TASK INPUTS:
# # #
#ifdef VSLAM_EXPERIMENTS
#define VS_SCREEN_ROUTE_PARAM , int32_t *__restrict__ route_out
#else
#define VS_SCREEN_ROUTE_PARAM
#endif
__global__ __launch_bounds__(256) __attribute__((amdgpu_waves_per_eu(7, 7))) void ransac_screen_kernel(
    const float *__restrict__ rk, int kp_pad, const int32_t *__restrict__ m_arr, int min_m, int kp_stride, int hyp,
    float threshold, const float *__restrict__ hypF, const float *__restrict__ cmax, const int32_t *__restrict__ cbound,
    int32_t *__restrict__ pot0, int2 *__restrict__ head, float splus, int route VS_SCREEN_ROUTE_PARAM) {
    const int b = blockIdx.y, tid = threadIdx.x, lane = tid & 63;
    const int wave = __builtin_amdgcn_readfirstlane(tid >> 6);
    const int hbase = blockIdx.x * kScreenHyps;
    const int m = min(m_arr[b], kp_stride);
    const int bound_pilots = cbound[b];
#ifdef VSLAM_EXPERIMENTS
    if (route_out && blockIdx.x == 0 && tid == 0)
        route_out[b] = m < min_m ? -1 : (vs_head_on_certificate(m, bound_pilots, min(m, kScreenMatches), route) ? 1 : 0);
#endif
    if (m < min_m) return;
    if (vs_head_on_certificate(m, bound_pilots, min(m, kScreenMatches), route)) {
        static_assert(kScreenHyps == vs_prune::kPruneWaves * vs_prune::kPruneHyps && kScreenMatches <= vs_prune::kHeadTiles * vs_prune::kPruneTile,
                      "a wave of the screen is a wave of the prune tile");
        if (hbase + wave * 32 < hyp)
            vs_prune::head_on_certificate(rk, kp_pad, b, m, min(m, kScreenMatches), hbase + wave * 32, hyp, threshold, splus, hypF, cmax, pot0, head);
        return;
    }
    __shared__ __align__(16) float s_rec[kScreenHyps * kCntRec];
    if (tid < kScreenHyps) {
        const float *src = hypF + ((size_t)b * hyp + min(hbase + tid, hyp - 1)) * 9;
        float f[9];
#pragma unroll
        for (int k = 0; k < 9; k++) f[k] = src[k];
        const CntBand B = cnt_band(f, cmax[2 * b], cmax[2 * b + 1], threshold);
        cnt_store_record(s_rec + tid * kCntRec, f, B);
    }
    const int n0 = min(m, kScreenMatches);
    const float *r = rk + (size_t)b * 4 * kp_pad;
    const float2 x1 = *reinterpret_cast<const float2 *>(r + 2 * lane);
    const float2 y1 = *reinterpret_cast<const float2 *>(r + kp_pad + 2 * lane);
    const float2 x2 = *reinterpret_cast<const float2 *>(r + 2 * kp_pad + 2 * lane);
    const float2 y2 = *reinterpret_cast<const float2 *>(r + 3 * kp_pad + 2 * lane);
    v2f X1, Y1, X2, Y2;
    X1.x = x1.x; X1.y = x1.y; Y1.x = y1.x; Y1.y = y1.y;
    X2.x = x2.x; X2.y = x2.y; Y2.x = y2.x; Y2.y = y2.y;
    const unsigned long long va = __ballot(2 * lane < n0), vb = __ballot(2 * lane + 1 < n0);
    __syncthreads();
    int mine = 0;
    float mine_sum = 0.f;
    const bool odd1 = (lane & 1) != 0, odd2 = (lane & 2) != 0;
    const bool in_a = 2 * lane < n0, in_b = 2 * lane + 1 < n0;
    constexpr int kU = 4;
    static_assert(kU == 4, "the head sums are reduced four hypotheses at a time");
    for (int j = 0; j < 32; j += kU) {
        CntRec R[kU];
        v2f dd[kU], g[kU];
#pragma unroll
        for (int u = 0; u < kU; u++) cnt_load_record(R[u], s_rec, wave * 32 + j + u);
#pragma unroll
        for (int u = 0; u < kU; u++) g[u] = cnt_cheap(R[u], X1, Y1, X2, Y2, dd[u]);
        bool any_alive = false;
#pragma unroll
        for (int u = 0; u < kU; u++) {
            const unsigned long long oa = __builtin_amdgcn_fcmpf(g[u].x, R[u].hi, kFcmpOGT), ob = __builtin_amdgcn_fcmpf(g[u].y, R[u].hi, kFcmpOGT);
            const unsigned long long ia = __builtin_amdgcn_fcmpf(g[u].x, R[u].lo, kFcmpOLT), ib = __builtin_amdgcn_fcmpf(g[u].y, R[u].lo, kFcmpOLT);
            int p = __popcll(va & ~oa) + __popcll(vb & ~ob);
            int c = __popcll(va & ia) + __popcll(vb & ib);
            if (__builtin_amdgcn_fcmpf(fminf(dd[u].x, dd[u].y), kCntTinyDD, kFcmpULT) != 0ull) {
                p = n0;
                c = 0xFF;
            }
            mine = lane == j + u ? (p | (c << 8)) : mine;
            any_alive = any_alive || p + (m - n0) >= bound_pilots;
        }
        if (!any_alive) continue;
        float v[kU];
#pragma unroll
        for (int u = 0; u < kU; u++) v[u] = (in_a ? g[u].x : 0.f) + (in_b ? g[u].y : 0.f);
        const int z = 0;
        const float k01 = odd1 ? v[1] : v[0], t01 = odd1 ? v[0] : v[1], k23 = odd1 ? v[3] : v[2], t23 = odd1 ? v[2] : v[3];
        const float r01 = k01 + __int_as_float(__builtin_amdgcn_update_dpp(z, __float_as_int(t01), 0xB1, 0xF, 0xF, false));
        const float r23 = k23 + __int_as_float(__builtin_amdgcn_update_dpp(z, __float_as_int(t23), 0xB1, 0xF, 0xF, false));
        const float kk = odd2 ? r23 : r01, tt = odd2 ? r01 : r23;
        float r = kk + __int_as_float(__builtin_amdgcn_update_dpp(z, __float_as_int(tt), 0x4E, 0xF, 0xF, false));
        r += __int_as_float(__builtin_amdgcn_update_dpp(z, __float_as_int(r), 0x124, 0xF, 0xF, false));
        r += __int_as_float(__builtin_amdgcn_update_dpp(z, __float_as_int(r), 0x128, 0xF, 0xF, false));
        r += __shfl_xor(r, 16, 64);
        r += __shfl_xor(r, 32, 64);
        mine_sum = (lane >> 2) == (j >> 2) ? r : mine_sum;
    }
    const int h = hbase + wave * 32 + lane;
    if (lane < 32 && h < hyp) {
        const int c = mine >> 8;
        pot0[(size_t)b * hyp + h] = mine & 0xFF;
        head[(size_t)b * hyp + h] = make_int2(c == 0xFF ? kHeadUncertified : c, __float_as_int(mine_sum));
    }
}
# # #
WORK ITEM: Give an exact copy of every line from the one holding "float r = kk" through the end of the records, both included, and no other lines.

ANSWER TO THE PROBLEM:
        float r = kk + __int_as_float(__builtin_amdgcn_update_dpp(z, __float_as_int(tt), 0x4E, 0xF, 0xF, false));
        r += __int_as_float(__builtin_amdgcn_update_dpp(z, __float_as_int(r), 0x124, 0xF, 0xF, false));
        r += __int_as_float(__builtin_amdgcn_update_dpp(z, __float_as_int(r), 0x128, 0xF, 0xF, false));
        r += __shfl_xor(r, 16, 64);
        r += __shfl_xor(r, 32, 64);
        mine_sum = (lane >> 2) == (j >> 2) ? r : mine_sum;
    }
    const int h = hbase + wave * 32 + lane;
    if (lane < 32 && h < hyp) {
        const int c = mine >> 8;
        pot0[(size_t)b * hyp + h] = mine & 0xFF;
        head[(size_t)b * hyp + h] = make_int2(c == 0xFF ? kHeadUncertified : c, __float_as_int(mine_sum));
    }
}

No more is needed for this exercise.